--- INFORMATION SUPPLIED Enclosed Below ---

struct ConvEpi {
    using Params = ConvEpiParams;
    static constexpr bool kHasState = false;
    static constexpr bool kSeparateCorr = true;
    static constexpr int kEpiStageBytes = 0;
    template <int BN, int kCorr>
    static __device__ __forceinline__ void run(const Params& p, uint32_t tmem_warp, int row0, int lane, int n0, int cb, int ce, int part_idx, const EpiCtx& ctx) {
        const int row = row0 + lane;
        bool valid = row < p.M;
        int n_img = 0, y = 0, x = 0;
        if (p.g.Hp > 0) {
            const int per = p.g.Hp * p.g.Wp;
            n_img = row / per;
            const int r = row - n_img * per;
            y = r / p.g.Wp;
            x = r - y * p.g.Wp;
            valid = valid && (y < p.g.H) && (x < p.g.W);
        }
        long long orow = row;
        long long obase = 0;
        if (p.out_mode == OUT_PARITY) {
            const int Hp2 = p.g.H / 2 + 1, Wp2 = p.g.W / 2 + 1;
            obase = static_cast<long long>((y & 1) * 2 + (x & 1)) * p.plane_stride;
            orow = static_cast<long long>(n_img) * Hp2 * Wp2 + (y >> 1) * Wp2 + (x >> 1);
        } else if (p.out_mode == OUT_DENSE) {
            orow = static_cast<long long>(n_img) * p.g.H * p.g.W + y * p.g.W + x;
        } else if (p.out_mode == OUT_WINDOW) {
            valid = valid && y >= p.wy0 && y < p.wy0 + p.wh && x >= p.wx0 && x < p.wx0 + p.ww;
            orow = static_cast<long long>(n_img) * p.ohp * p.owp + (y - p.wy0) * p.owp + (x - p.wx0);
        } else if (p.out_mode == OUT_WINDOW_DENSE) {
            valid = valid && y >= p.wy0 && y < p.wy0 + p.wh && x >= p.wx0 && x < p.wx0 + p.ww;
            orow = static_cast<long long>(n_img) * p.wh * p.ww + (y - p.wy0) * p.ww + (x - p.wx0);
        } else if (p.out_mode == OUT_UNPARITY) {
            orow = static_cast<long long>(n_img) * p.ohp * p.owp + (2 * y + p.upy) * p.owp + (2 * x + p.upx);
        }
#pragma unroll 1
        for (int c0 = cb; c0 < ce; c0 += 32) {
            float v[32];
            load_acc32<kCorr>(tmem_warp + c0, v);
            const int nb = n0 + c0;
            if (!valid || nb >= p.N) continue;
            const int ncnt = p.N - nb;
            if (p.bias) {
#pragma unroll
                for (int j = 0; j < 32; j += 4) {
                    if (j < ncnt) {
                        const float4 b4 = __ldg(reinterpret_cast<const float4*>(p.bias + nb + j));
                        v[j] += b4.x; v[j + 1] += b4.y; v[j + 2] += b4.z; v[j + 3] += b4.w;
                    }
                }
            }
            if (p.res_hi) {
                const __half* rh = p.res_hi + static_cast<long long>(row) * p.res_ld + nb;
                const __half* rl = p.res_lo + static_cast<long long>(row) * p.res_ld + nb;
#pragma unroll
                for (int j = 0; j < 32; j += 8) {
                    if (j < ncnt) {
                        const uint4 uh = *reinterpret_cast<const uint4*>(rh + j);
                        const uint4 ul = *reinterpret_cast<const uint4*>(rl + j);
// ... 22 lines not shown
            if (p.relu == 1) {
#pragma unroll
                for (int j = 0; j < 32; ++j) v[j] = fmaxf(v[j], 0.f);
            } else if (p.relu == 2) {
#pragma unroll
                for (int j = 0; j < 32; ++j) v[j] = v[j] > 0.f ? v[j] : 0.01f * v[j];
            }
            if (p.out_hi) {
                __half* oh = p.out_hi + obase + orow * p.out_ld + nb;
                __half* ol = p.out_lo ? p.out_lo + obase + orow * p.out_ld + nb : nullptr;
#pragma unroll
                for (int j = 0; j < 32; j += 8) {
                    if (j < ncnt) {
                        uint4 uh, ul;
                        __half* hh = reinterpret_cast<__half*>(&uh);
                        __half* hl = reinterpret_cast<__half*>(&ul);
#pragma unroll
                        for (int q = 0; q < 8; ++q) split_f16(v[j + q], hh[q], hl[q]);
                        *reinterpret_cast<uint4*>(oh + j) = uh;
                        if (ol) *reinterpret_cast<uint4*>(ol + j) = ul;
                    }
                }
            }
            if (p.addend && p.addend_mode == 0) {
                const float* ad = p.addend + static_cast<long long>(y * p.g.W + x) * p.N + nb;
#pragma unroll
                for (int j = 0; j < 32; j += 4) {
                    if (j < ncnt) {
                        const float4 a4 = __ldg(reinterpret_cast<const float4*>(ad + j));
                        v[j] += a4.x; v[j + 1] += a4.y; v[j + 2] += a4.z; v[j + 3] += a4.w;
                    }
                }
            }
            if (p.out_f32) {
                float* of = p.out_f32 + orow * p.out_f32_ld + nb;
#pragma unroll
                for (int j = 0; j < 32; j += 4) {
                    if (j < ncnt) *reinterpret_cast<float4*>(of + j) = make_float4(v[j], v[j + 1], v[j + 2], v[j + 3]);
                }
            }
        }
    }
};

--- End of Enclosed INFORMATION SUPPLIED ---
--- INFORMATION SUPPLIED Enclosed Below ---

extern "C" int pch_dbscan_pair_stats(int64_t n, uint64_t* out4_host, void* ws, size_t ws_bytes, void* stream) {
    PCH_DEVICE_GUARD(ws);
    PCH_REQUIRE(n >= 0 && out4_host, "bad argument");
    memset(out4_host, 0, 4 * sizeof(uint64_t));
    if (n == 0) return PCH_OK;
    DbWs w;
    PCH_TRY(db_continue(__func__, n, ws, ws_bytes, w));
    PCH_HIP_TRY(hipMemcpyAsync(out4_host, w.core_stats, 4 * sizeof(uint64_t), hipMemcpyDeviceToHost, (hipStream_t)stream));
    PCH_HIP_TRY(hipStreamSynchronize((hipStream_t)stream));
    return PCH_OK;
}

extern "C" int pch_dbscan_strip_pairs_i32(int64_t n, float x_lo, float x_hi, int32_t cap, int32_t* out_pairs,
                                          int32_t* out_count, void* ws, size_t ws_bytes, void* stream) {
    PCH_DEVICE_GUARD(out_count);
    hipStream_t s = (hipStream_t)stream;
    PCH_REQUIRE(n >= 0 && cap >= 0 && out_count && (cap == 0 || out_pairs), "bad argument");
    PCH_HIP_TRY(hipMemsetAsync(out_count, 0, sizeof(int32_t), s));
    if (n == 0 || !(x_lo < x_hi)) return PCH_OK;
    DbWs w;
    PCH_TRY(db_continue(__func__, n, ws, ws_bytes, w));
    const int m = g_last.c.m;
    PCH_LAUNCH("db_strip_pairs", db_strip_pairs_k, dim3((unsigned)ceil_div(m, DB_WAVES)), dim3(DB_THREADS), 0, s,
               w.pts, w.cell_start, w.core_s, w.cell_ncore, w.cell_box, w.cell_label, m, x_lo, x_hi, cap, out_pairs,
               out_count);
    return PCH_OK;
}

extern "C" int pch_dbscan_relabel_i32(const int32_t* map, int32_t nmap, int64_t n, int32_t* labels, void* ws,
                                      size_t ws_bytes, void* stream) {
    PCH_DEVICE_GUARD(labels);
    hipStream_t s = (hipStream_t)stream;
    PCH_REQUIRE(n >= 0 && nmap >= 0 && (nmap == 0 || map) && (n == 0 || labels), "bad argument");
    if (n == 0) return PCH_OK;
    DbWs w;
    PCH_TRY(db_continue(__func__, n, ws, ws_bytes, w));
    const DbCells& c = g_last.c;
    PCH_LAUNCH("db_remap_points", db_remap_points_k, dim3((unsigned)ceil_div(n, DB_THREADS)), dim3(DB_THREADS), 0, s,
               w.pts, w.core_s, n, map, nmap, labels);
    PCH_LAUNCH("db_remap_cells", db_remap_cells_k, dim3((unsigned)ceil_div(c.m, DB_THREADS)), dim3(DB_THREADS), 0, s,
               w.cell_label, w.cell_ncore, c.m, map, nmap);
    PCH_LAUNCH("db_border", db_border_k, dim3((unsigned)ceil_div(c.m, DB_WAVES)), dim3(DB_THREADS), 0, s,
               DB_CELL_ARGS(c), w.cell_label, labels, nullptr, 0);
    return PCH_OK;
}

--- End of Enclosed INFORMATION SUPPLIED ---

[WHAT YOU WILL DO]: From the records above, return each line where "void" occurs.

[EXPECTED ANSWER]:
    static __device__ __forceinline__ void run(const Params& p, uint32_t tmem_warp, int row0, int lane, int n0, int cb, int ce, int part_idx, const EpiCtx& ctx) {
extern "C" int pch_dbscan_pair_stats(int64_t n, uint64_t* out4_host, void* ws, size_t ws_bytes, void* stream) {
                                          int32_t* out_count, void* ws, size_t ws_bytes, void* stream) {
extern "C" int pch_dbscan_relabel_i32(const int32_t* map, int32_t nmap, int64_t n, int32_t* labels, void* ws,
                                      size_t ws_bytes, void* stream) {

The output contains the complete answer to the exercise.